The Southwest Research Institute (SwRI) tested DC fast chargers and found vulnerabilities within the PLC layers. When testing the systems, the researchers accessed the digital keys for the EV and the charger it used. SwRI determined inadequate encryption and key generation caused the issues due to older chips. 

How to Address Cybersecurity Issues

Companies must address physical security and cybersecurity issues if they want to expand the nation’s DC fast chargers. Here are a few strategies for safeguarding these networks. 

Zero-Trust Systems for Chargers

Following its research, SwRI has developed strategies to improve automotive cybersecurity and help DC fast chargers. The Texas-based organization created a zero-trust architecture to mitigate interruptions in functionality and performance. While this concept has limitations—such as cost and overhead—it’s an essential addition because of its network segmentation. 

Zero-trust infrastructure enables charging stations to limit the damage of outside attacks. Separating payment methods, inverters, and control systems creates a lessened attack surface. This strategy also limits privileges to the minimum access needed from the charger. Users who have more than they need could compromise the system’s operations.  

Authentication 

Another way to protect fast chargers is with solid authentication measures. The stations should require constant reauthorization to ensure only those with permission can access the charging technology. Newer public chargers have mandated MFA to access the device and limit the ramifications of a compromised password, thus heightening cybersecurity measures. 
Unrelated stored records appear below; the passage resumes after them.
diff --git a/stratanet2_vegetation_coverage_maps_amd/csrc/common.h b/stratanet2_vegetation_coverage_maps_amd/csrc/common.h
--- a/stratanet2_vegetation_coverage_maps_amd/csrc/common.h
+++ b/stratanet2_vegetation_coverage_maps_amd/csrc/common.h
@@ -33,6 +33,7 @@
 static inline int sn2_cdiv(long a, long b) { return (int)((a + b - 1) / b); }
 
 constexpr int GL_MAX_PLOTS = 28;
+constexpr int GL_BWD_MAX_ROWS = 256;
 
 #ifdef __HIPCC__
 static __global__ __launch_bounds__(256) void sn2_fill_words_kernel(uint32_t* __restrict__ p, uint32_t v, size_t n) {
diff --git a/stratanet2_vegetation_coverage_maps_amd/csrc/global_level.h b/stratanet2_vegetation_coverage_maps_amd/csrc/global_level.h
--- /dev/null
+++ b/stratanet2_vegetation_coverage_maps_amd/csrc/global_level.h
@@ -0,0 +1,40 @@
+#pragma once
+#include "fp_rows.h"
+
+extern unsigned g_gl_spin_limit;
+
+namespace {
+
+typedef unsigned long long gl_u64;
+constexpr int GL_GROUPS = 4;
+
+constexpr unsigned GL_POISON = 0x80000000u;
+__device__ __forceinline__ bool gl_collect(const gl_u64* gx, int n, unsigned tag, float* s_x, unsigned spin_limit) {
+    bool ok = true;
+    for (int i0 = threadIdx.x; i0 < n; i0 += 8 * 1024) {
+        gl_u64 v[8];
+        unsigned spins = 0;
+        bool all, poisoned;
+        do {
+#pragma unroll
+            for (int u = 0; u < 8; ++u) {
+                const int i = i0 + u * 1024;
+                v[u] = __hip_atomic_load(gx + (i < n ? i : i0), __ATOMIC_RELAXED, __HIP_MEMORY_SCOPE_AGENT);
+            }
+            all = true, poisoned = false;
+#pragma unroll
+            for (int u = 0; u < 8; ++u) {
+                all = all && (unsigned)(v[u] >> 32) == tag;
+                poisoned = poisoned || (unsigned)(v[u] >> 32) == (tag ^ GL_POISON);
+            }
+            if (!all && !poisoned) __builtin_amdgcn_s_sleep(2);
+        } while (!all && !poisoned && ++spins < spin_limit);
+        if (!all) ok = false;
+#pragma unroll
+        for (int u = 0; u < 8; ++u)
+            if (i0 + u * 1024 < n) s_x[i0 + u * 1024] = __uint_as_float((unsigned)v[u]);
+    }
+    return ok;
+}
+
+}
diff --git a/stratanet2_vegetation_coverage_maps_amd/csrc/global_level.hip b/stratanet2_vegetation_coverage_maps_amd/csrc/global_level.hip
--- a/stratanet2_vegetation_coverage_maps_amd/csrc/global_level.hip
+++ b/stratanet2_vegetation_coverage_maps_amd/csrc/global_level.hip
@@ -1,4 +1,4 @@
-#include "fp_rows.h"
+#include "global_level.h"
 
 namespace {
 
@@ -16,8 +16,7 @@
 #else
 #define GSTAMP(i)
 #endif
-typedef unsigned long long gl_u64;
-constexpr int GL_GROUPS = 4, GL_QS = OuterAcc<16, 36>::QS;
+constexpr int GL_QS = OuterAcc<16, 36>::QS;
 constexpr int GL_W3 = 64 * 35 + 64, GL_WF = 64 * 96 + 64;
 constexpr int GL_FIXED_FLOATS = GL_GROUPS * 64 * GL_QS + GL_GROUPS * 128 + 128 + 64 + 2 * 1024 + 2 * 8 * 128 + GL_W3 + GL_WF;
 static_assert((GL_FIXED_FLOATS + GL_MAX_PLOTS * GL_GROUPS * 128) * 4 <= 160 * 1024, "LDS");
@@ -68,35 +67,6 @@
     unsigned spin_limit;
 };
 
-constexpr unsigned GL_POISON = 0x80000000u;
-__device__ __forceinline__ bool gl_collect(const gl_u64* gx, int n, unsigned tag, float* s_x, unsigned spin_limit) {
-    bool ok = true;
-    for (int i0 = threadIdx.x; i0 < n; i0 += 8 * 1024) {
-        gl_u64 v[8];
-        unsigned spins = 0;
-        bool all, poisoned;
-        do {
-#pragma unroll
-            for (int u = 0; u < 8; ++u) {
-                const int i = i0 + u * 1024;
-                v[u] = __hip_atomic_load(gx + (i < n ? i : i0), __ATOMIC_RELAXED, __HIP_MEMORY_SCOPE_AGENT);
-            }
-            all = true, poisoned = false;
-#pragma unroll
-            for (int u = 0; u < 8; ++u) {
-                all = all && (unsigned)(v[u] >> 32) == tag;
-                poisoned = poisoned || (unsigned)(v[u] >> 32) == (tag ^ GL_POISON);
-            }
-            if (!all && !poisoned) __builtin_amdgcn_s_sleep(2);
-        } while (!all && !poisoned && ++spins < spin_limit);
-        if (!all) ok = false;
-#pragma unroll
-        for (int u = 0; u < 8; ++u)
-            if (i0 + u * 1024 < n) s_x[i0 + u * 1024] = __uint_as_float((unsigned)v[u]);
-    }
-    return ok;
-}
-
 template <bool REPAIR>
 __device__ __forceinline__ void gl_level_body(const GlArgs& A, float* gl_smem) {
     const int tid = threadIdx.x, lane = tid & 63;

The EV owner must use a password to start their session when using the charger. Then, they enter a code sent to their phone or the app to verify their permission. Some chargers have started using biometrics because they’re more challenging to manipulate. You could also see token-based authentication with temporary passwords or smart cards to access the charger.  

Encryption

SwRi also identified encryption as an issue in its fast charger testing. It was easier to access the vehicle and charger information without it. One engineer said this strategy is a crucial next step in securing chargers. With vehicle-to-grid becoming more prominent, encryption would protect EV chargers and users’ data. 

Types of zero-trust infrastructure. Image used courtesy of Li et al.

People use public charging stations daily, meaning outsiders could access thousands of credit card numbers and contact information. Encryption scrambles the data and makes it useless if someone gains unauthorized access. Ransomware has become a more significant concern, so encryption has become necessary to deter it. This cybersecurity strategy is also essential to comply with local and international privacy regulations. 

Firmware Updates

Preventive measures help fast chargers deter theft and limit unauthorized access. However, problems could arise because of backdoors and increasingly sophisticated threats. In response, public charging stations must prioritize firmware updates to patch these vulnerabilities. Companies could develop better algorithms and other countermeasures to enhance security. 

For example, the fast charger could require improved communication protocol or an intrusion detection system to prevent future exploitation. The developers must test necessary updates in a controlled environment before releasing them. Otherwise, it could do more harm than good. Charging manufacturers should use firmware updates to detect emerging threats such as malware or design flaws. 

Protecting Fast Chargers for the Electric Future

The future of automobiles includes a stronger technological connection, as seen with EVs. These electric machines have benefited from fast charging stations that mitigate range anxiety and charging times. 

However, cybersecurity and physical threats put them at risk. Encouraging EV adoption means boosting security through zero-trust architecture and encryption. Without these measures, EVs could become more vulnerable than necessary.